▶ [Exercise]
Give again only those lines from the start of the entries through the line holding "B[2][3], Z[2][3], nrm[3];", leaving them as they are.

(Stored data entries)
================================
@@ -1020,12 +1029,17 @@
   static constexpr int STAGE = (HREC / 2) | 1;
   static constexpr int STAGE_WAVES = (NC == 9) ? 2 : 4;
 };
-static_assert(SchurRec<6>::REC == 14 && SchurRec<6>::LST == 7 && SchurRec<9>::REC == 22 && SchurRec<9>::LST == 11, "record sizes");
+static_assert(SchurRec<6>::REC == 10 && SchurRec<6>::LST == 5 && SchurRec<6>::HREC == 10 && SchurRec<6>::STAGE == 5 && SchurRec<9>::REC == 22 &&
+                  SchurRec<9>::LST == 11,
+              "record sizes");
 
 template <int NC>
-__device__ __forceinline__ void expand_record(const double* __restrict__ rec, const double* __restrict__ Jl, double* __restrict__ T) {
-  const double Y0 = rec[0], Y1 = rec[1], Y2 = rec[2];
-  const double* Q = rec + 3;
+__device__ __forceinline__ void expand_record(const double* __restrict__ rec, const double* __restrict__ cam_row, double* __restrict__ T) {
+  const double* Jl = cam_row + 12;
+  double full[12];
+  if constexpr (NC == 6) rec6_expand(rec, cam_row + 9 , full);
+  const double Y0 = (NC == 6) ? full[0] : rec[0], Y1 = (NC == 6) ? full[1] : rec[1], Y2 = (NC == 6) ? full[2] : rec[2];
+  const double* Q = (NC == 6) ? full + 3 : rec + 3;
 #pragma unroll
   for (int m = 0; m < 3; ++m) {
     const double q0 = Q[m], q1 = Q[3 + m], q2 = Q[6 + m];
@@ -1215,9 +1229,9 @@
       const int cam = cur.cam;
       const CamTab& ct = cam_of<CAMG>(sh_tab, tab, cam);
       const double X = ops.X, Yw = ops.Y, Zw = ops.Z;
-      double e[2], G[2][3], Yr[3], Aint[2][3], B[2][3], Z[2][3];
-      if constexpr (LIN) obs_factors(ct, X, Yw, Zw, G, Yr, Aint, B);
-      else obs_factors(ct, X, Yw, Zw, cur.u, cur.v, loss, f_scale, e, G, Yr, Aint, B);
+      double e[2], G[2][3], Yr[3], Aint[2][3], B[2][3], Z[2][3], nrm[3];
+      if constexpr (LIN) obs_factors(ct, X, Yw, Zw, G, Yr, Aint, B, NC == 6 ? nrm : nullptr);
+      else obs_factors(ct, X, Yw, Zw, cur.u, cur.v, loss, f_scale, e, G, Yr, Aint, B, NC == 6 ? nrm : nullptr);
       const int np = (int)ct.nparams;
       double Vd[6], L[6];
 #pragma unroll
@@ -1236,18 +1250,37 @@
       double* bc = sh_b + (int)ct.pad[0];
       rec[0] = Yr[0]; rec[1] = Yr[1]; rec[2] = Yr[2];
       double qy[3];
-#pragma unroll
-      for (int r = 3; r < NC; ++r) {
-        const bool live = r < np;
-        const double a0 = (r < 6) ? G[0][r - 3] : Aint[0][(r - 6) % 3], a1 = (r < 6) ? G[1][r - 3] : Aint[1][(r - 6) % 3];
-        double t[3];
-#pragma unroll
-        for (int k = 0; k < 3; ++k) t[k] = live ? a0 * Z[0][k] + a1 * Z[1][k] : 0.0;
-        const double ty = t[0] * y[0] + t[1] * y[1] + t[2] * y[2];
-        if (r < 6) qy[r - 3] = ty;
-        if (DET) bval[r] = live ? ty : 0.0;
-        else if (live) lds_add(&bc[r], ty);
-        rec[3 * r - 6] = t[0]; rec[3 * r - 5] = t[1]; rec[3 * r - 4] = t[2];
+      if constexpr (NC == 6) {
+        rec[3] = nrm[2];
+#pragma unroll
+        for (int r = 3; r < 5; ++r) {
+          const double a0 = G[0][r - 3], a1 = G[1][r - 3];
+          double t[3];
+#pragma unroll
+          for (int k = 0; k < 3; ++k) t[k] = a0 * Z[0][k] + a1 * Z[1][k];
+          qy[r - 3] = t[0] * y[0] + t[1] * y[1] + t[2] * y[2];
+          rec[3 * r - 5] = t[0]; rec[3 * r - 4] = t[1]; rec[3 * r - 3] = t[2];
+        }
+        qy[2] = -fma(nrm[0], qy[0], nrm[1] * qy[1]);
+#pragma unroll
+        for (int r = 3; r < 6; ++r) {
+          if (DET) bval[r] = qy[r - 3];
+          else lds_add(&bc[r], qy[r - 3]);
+        }
+      } else {
+#pragma unroll
+        for (int r = 3; r < NC; ++r) {
+          const bool live = r < np;
+          const double a0 = (r < 6) ? G[0][r - 3] : Aint[0][(r - 6) % 3], a1 = (r < 6) ? G[1][r - 3] : Aint[1][(r - 6) % 3];
+          double t[3];
+#pragma unroll
+          for (int k = 0; k < 3; ++k) t[k] = live ? a0 * Z[0][k] + a1 * Z[1][k] : 0.0;
+          const double ty = t[0] * y[0] + t[1] * y[1] + t[2] * y[2];
+          if (r < 6) qy[r - 3] = ty;
+          if (DET) bval[r] = live ? ty : 0.0;
+          else if (live) lds_add(&bc[r], ty);
+          rec[3 * r - 6] = t[0]; rec[3 * r - 5] = t[1]; rec[3 * r - 4] = t[2];
+        }
       }
       {
         const double c0 = Yr[1] * qy[2] - Yr[2] * qy[1], c1 = Yr[2] * qy[0] - Yr[0] * qy[2], c2 = Yr[0] * qy[1] - Yr[1] * qy[0];
@@ -1409,18 +1442,33 @@
   static_assert(CODE_WAVES % 4 == 0, "iteration counts: four waves per word");
 };
 
-__device__ __forceinline__ void pair6(double (&acc)[6][6], const double2* __restrict__ Ri, const double2* __restrict__ Rj) {
-  const double2 i0 = Ri[0], i1 = Ri[1], i2 = Ri[2], i3 = Ri[3], i4 = Ri[4], i5 = Ri[5];
-  const double2 j0 = Rj[0], j1 = Rj[1], j2 = Rj[2], j3 = Rj[3], j4 = Rj[4], j5 = Rj[5];
+static_assert(Reg3Cfg<6>::EPW == 80 && Reg3Cfg<6>::LST == 5 && Reg3Cfg<6>::NLD == 7 && Reg3Cfg<6>::WAVE_PIECES == 448 && Reg3Cfg<6>::SCHUNK == 320 &&
+                  Reg3Cfg<6>::ZERO_PIECE == 1792,
+              "six-parameter pair kernel layout");
+
+__device__ __forceinline__ void pair6(double (&acc)[6][6], const double2* __restrict__ Ri, const double2* __restrict__ Rj, double ti0, double ti1, double tj0,
+                                      double tj1) {
+  typedef double piece_t __attribute__((ext_vector_type(2)));
+  const piece_t* Pi = reinterpret_cast<const piece_t*>(Ri);
+  const piece_t* Pj = reinterpret_cast<const piece_t*>(Rj);
+  const piece_t i0 = Pi[0], i1 = Pi[1], i2 = Pi[2], i3 = Pi[3], i4 = Pi[4];
+  const piece_t j0 = Pj[0], j1 = Pj[1], j2 = Pj[2], j3 = Pj[3], j4 = Pj[4];
   const double Yi[3] = {i0.x, i0.y, i1.x}, Yj[3] = {j0.x, j0.y, j1.x};
-  const double Qi[9] = {i1.y, i2.x, i2.y, i3.x, i3.y, i4.x, i4.y, i5.x, i5.y};
-  const double Qj[9] = {j1.y, j2.x, j2.y, j3.x, j3.y, j4.x, j4.y, j5.x, j5.y};
+  const double xi = (Yi[0] + ti0) * i1.y, yi = (Yi[1] + ti1) * i1.y, xj = (Yj[0] + tj0) * j1.y, yj = (Yj[1] + tj1) * j1.y;
+  const double Qi[6] = {i2.x, i2.y, i3.x, i3.y, i4.x, i4.y};
+  const double Qj[6] = {j2.x, j2.y, j3.x, j3.y, j4.x, j4.y};
   double M[3][6];
 #pragma unroll
+  for (int a = 0; a < 2; ++a) {
+#pragma unroll
+    for (int b2 = 0; b2 < 2; ++b2)
+      M[a][3 + b2] = fma(Qi[3 * a + 2], Qj[3 * b2 + 2], fma(Qi[3 * a + 1], Qj[3 * b2 + 1], Qi[3 * a] * Qj[3 * b2]));
+    M[a][5] = -fma(xj, M[a][3], yj * M[a][4]);
+  }
+#pragma unroll
+  for (int b2 = 0; b2 < 3; ++b2) M[2][3 + b2] = -fma(xi, M[0][3 + b2], yi * M[1][3 + b2]);
+#pragma unroll
   for (int a = 0; a < 3; ++a) {
-#pragma unroll
-    for (int b2 = 0; b2 < 3; ++b2)
-      M[a][3 + b2] = fma(Qi[3 * a + 2], Qj[3 * b2 + 2], fma(Qi[3 * a + 1], Qj[3 * b2 + 1], Qi[3 * a] * Qj[3 * b2]));
     M[a][0] = fma(Yj[1], M[a][5], -(Yj[2] * M[a][4]));
     M[a][1] = fma(Yj[2], M[a][3], -(Yj[0] * M[a][5]));
     M[a][2] = fma(Yj[0], M[a][4], -(Yj[1] * M[a][3]));
@@ -1499,6 +1547,31 @@
       lane_table[e] = el | (piece << 16);
     }
     __syncthreads();
+  }
+  int ci = -1, cj = -1;
+  auto block_cameras = [&]() {
+    if (blk >= nblk) return;
+    const int tile = tp.wg_tile[wg];
+    const int ga = tp.tile_a[tile], gb = tp.tile_b[tile];
+    const int ca0 = tp.group_cam_begin[ga], na = tp.group_cam_begin[ga + 1] - ca0;
+    const int cb0 = tp.group_cam_begin[gb], nb = tp.group_cam_begin[gb + 1] - cb0;
+    const int li = blk / tp.g, lj = blk % tp.g;
+    if (ga == gb && lj <= li) {
+      const int hk = li * (li + 1) / 2 + lj;
+      ci = cj = ca0 + hk % max(na, 1);
+    } else if (li < na && lj < nb) {
+      ci = ca0 + li; cj = cb0 + lj;
+    }
+  };
+  double ti0 = 0.0, ti1 = 0.0, tj0 = 0.0, tj1 = 0.0;
+  if constexpr (NC == 6) {
+    block_cameras();
+    if (ci >= 0) {
+      ti0 = tab[(long)ci * CAMTAB_DOUBLES + 9]; ti1 = tab[(long)ci * CAMTAB_DOUBLES + 10];
+      tj0 = tab[(long)cj * CAMTAB_DOUBLES + 9]; tj1 = tab[(long)cj * CAMTAB_DOUBLES + 10];
+    }
+    asm volatile("s_waitcnt vmcnt(0)" ::: "memory");
+    asm volatile("" : "+v"(ti0), "+v"(ti1), "+v"(tj0), "+v"(tj1));
   }
   const int last = first + (own_trips ? (own_trips - 1) * stride : 0);
   struct Raw { unsigned nit[NWORD]; int code_start; int obs_start; };
@@ -1564,7 +1637,7 @@
     const double2* Ri = bufp + (code & 0xffffu);
     const double2* Rj = bufp + (code >> 16);
     if constexpr (NC == 6) {
-      pair6(acc, Ri, Rj);
+      pair6(acc, Ri, Rj, ti0, ti1, tj0, tj1);
     } else {
       if (half == 0) pair9_corner(acc, Ri, Rj);
       else if (half == 1) pair9_cols(accf, Ri, Rj);
@@ -1637,19 +1710,8 @@
     o[7] = ((long long)__builtin_amdgcn_s_getreg((4 << 0) | (0 << 6) | (31 << 11)) << 40) | (wall_clock64() & 0xffffffffffLL);
   }
   asm volatile("s_waitcnt vmcnt(0)" ::: "memory");
-  if (blk < nblk) {
-    const int tile = tp.wg_tile[wg];
-    const int ga = tp.tile_a[tile], gb = tp.tile_b[tile];
-    const int ca0 = tp.group_cam_begin[ga], na = tp.group_cam_begin[ga + 1] - ca0;
-    const int cb0 = tp.group_cam_begin[gb], nb = tp.group_cam_begin[gb + 1] - cb0;
-    const int li = blk / tp.g, lj = blk % tp.g;
-    int ci = -1, cj = -1;
-    if (ga == gb && lj <= li) {
-      const int hk = li * (li + 1) / 2 + lj;
-      ci = cj = ca0 + hk % max(na, 1);
-    } else if (li < na && lj < nb) {
-      ci = ca0 + li; cj = cb0 + lj;
-    }
+  {
+    if constexpr (NC != 6) block_cameras();
     if (ci >= 0) {
       const double* Ji = tab + (long)ci * CAMTAB_DOUBLES + 12;
       const double* Jj = tab + (long)cj * CAMTAB_DOUBLES + 12;
@@ -2778,7 +2840,7 @@
 constexpr int BSR_PT = 3 * CHUNK;
 template <int NC> struct BsrCfg {
   static constexpr int NP = SchurRec<NC>::NPH;
-  static constexpr int CS = (NC == 9) ? 9 : 6;
+  static constexpr int CS = (NC == 9) ? 9 : 8;
   static constexpr int CSS = CS;
   static constexpr size_t lds_bytes(int n_cams) { return ((size_t)BLOCK * NP * 2 + 2 * BSR_PT + (size_t)n_cams * CSS + 8) * sizeof(double); }
 };
@@ -2802,6 +2864,7 @@
     sh_step[c * CSS + a] = fma(Jl[3 * a + 2], s_cam[off + 2], fma(Jl[3 * a + 1], s_cam[off + 1], Jl[3 * a] * s_cam[off]));
     sh_step[c * CSS + 3 + a] = s_cam[off + 3 + a];
     if (NC == 9) sh_step[c * CSS + 6 + a] = (cam_np[c] == 9) ? s_cam[off + 6 + a] : 0.0;
+    if (NC == 6 && a < 2) sh_step[c * CSS + 6 + a] = tab[(long)c * CAMTAB_DOUBLES + 9 + a];
   }
   const int n_obs = chunk_start[n_chunks];
   const int last_obs = max(n_obs - 1, 0);
@@ -2919,9 +2982,17 @@
       const double m0 = fma(w1, Y2, fma(-w2, Y1, cs[3]));
       const double m1 = fma(w2, Y0, fma(-w0, Y2, cs[4]));
       const double m2 = fma(w0, Y1, fma(-w1, Y0, cs[5]));
-      t0 = fma(rec[4].y, m2, fma(rec[3].x, m1, rec[1].y * m0));
-      t1 = fma(rec[5].x, m2, fma(rec[3].y, m1, rec[2].x * m0));
-      t2 = fma(rec[5].y, m2, fma(rec[4].x, m1, rec[2].y * m0));
+      if constexpr (NC == 6) {
+        const double x = (Y0 + cs[6]) * rec[1].y, y = (Y1 + cs[7]) * rec[1].y;
+        const double v0 = fma(-x, m2, m0), v1 = fma(-y, m2, m1);
+        t0 = fma(rec[3].y, v1, rec[2].x * v0);
+        t1 = fma(rec[4].x, v1, rec[2].y * v0);
+        t2 = fma(rec[4].y, v1, rec[3].x * v0);
+      } else {
+        t0 = fma(rec[4].y, m2, fma(rec[3].x, m1, rec[1].y * m0));
+        t1 = fma(rec[5].x, m2, fma(rec[3].y, m1, rec[2].x * m0));
+        t2 = fma(rec[5].y, m2, fma(rec[4].x, m1, rec[2].y * m0));
+      }
       if constexpr (NC == 9) {
         const double i0 = cs[6], i1 = cs[7], i2 = cs[8];
         t0 = fma(rec[9].x, i2, fma(rec[7].y, i1, fma(rec[6].x, i0, t0)));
================================
▶ [Response]
@@ -1020,12 +1029,17 @@
   static constexpr int STAGE = (HREC / 2) | 1;
   static constexpr int STAGE_WAVES = (NC == 9) ? 2 : 4;
 };
-static_assert(SchurRec<6>::REC == 14 && SchurRec<6>::LST == 7 && SchurRec<9>::REC == 22 && SchurRec<9>::LST == 11, "record sizes");
+static_assert(SchurRec<6>::REC == 10 && SchurRec<6>::LST == 5 && SchurRec<6>::HREC == 10 && SchurRec<6>::STAGE == 5 && SchurRec<9>::REC == 22 &&
+                  SchurRec<9>::LST == 11,
+              "record sizes");
 
 template <int NC>
-__device__ __forceinline__ void expand_record(const double* __restrict__ rec, const double* __restrict__ Jl, double* __restrict__ T) {
-  const double Y0 = rec[0], Y1 = rec[1], Y2 = rec[2];
-  const double* Q = rec + 3;
+__device__ __forceinline__ void expand_record(const double* __restrict__ rec, const double* __restrict__ cam_row, double* __restrict__ T) {
+  const double* Jl = cam_row + 12;
+  double full[12];
+  if constexpr (NC == 6) rec6_expand(rec, cam_row + 9 , full);
+  const double Y0 = (NC == 6) ? full[0] : rec[0], Y1 = (NC == 6) ? full[1] : rec[1], Y2 = (NC == 6) ? full[2] : rec[2];
+  const double* Q = (NC == 6) ? full + 3 : rec + 3;
 #pragma unroll
   for (int m = 0; m < 3; ++m) {
     const double q0 = Q[m], q1 = Q[3 + m], q2 = Q[6 + m];
@@ -1215,9 +1229,9 @@
       const int cam = cur.cam;
       const CamTab& ct = cam_of<CAMG>(sh_tab, tab, cam);
       const double X = ops.X, Yw = ops.Y, Zw = ops.Z;
-      double e[2], G[2][3], Yr[3], Aint[2][3], B[2][3], Z[2][3];
-      if constexpr (LIN) obs_factors(ct, X, Yw, Zw, G, Yr, Aint, B);
-      else obs_factors(ct, X, Yw, Zw, cur.u, cur.v, loss, f_scale, e, G, Yr, Aint, B);
+      double e[2], G[2][3], Yr[3], Aint[2][3], B[2][3], Z[2][3], nrm[3];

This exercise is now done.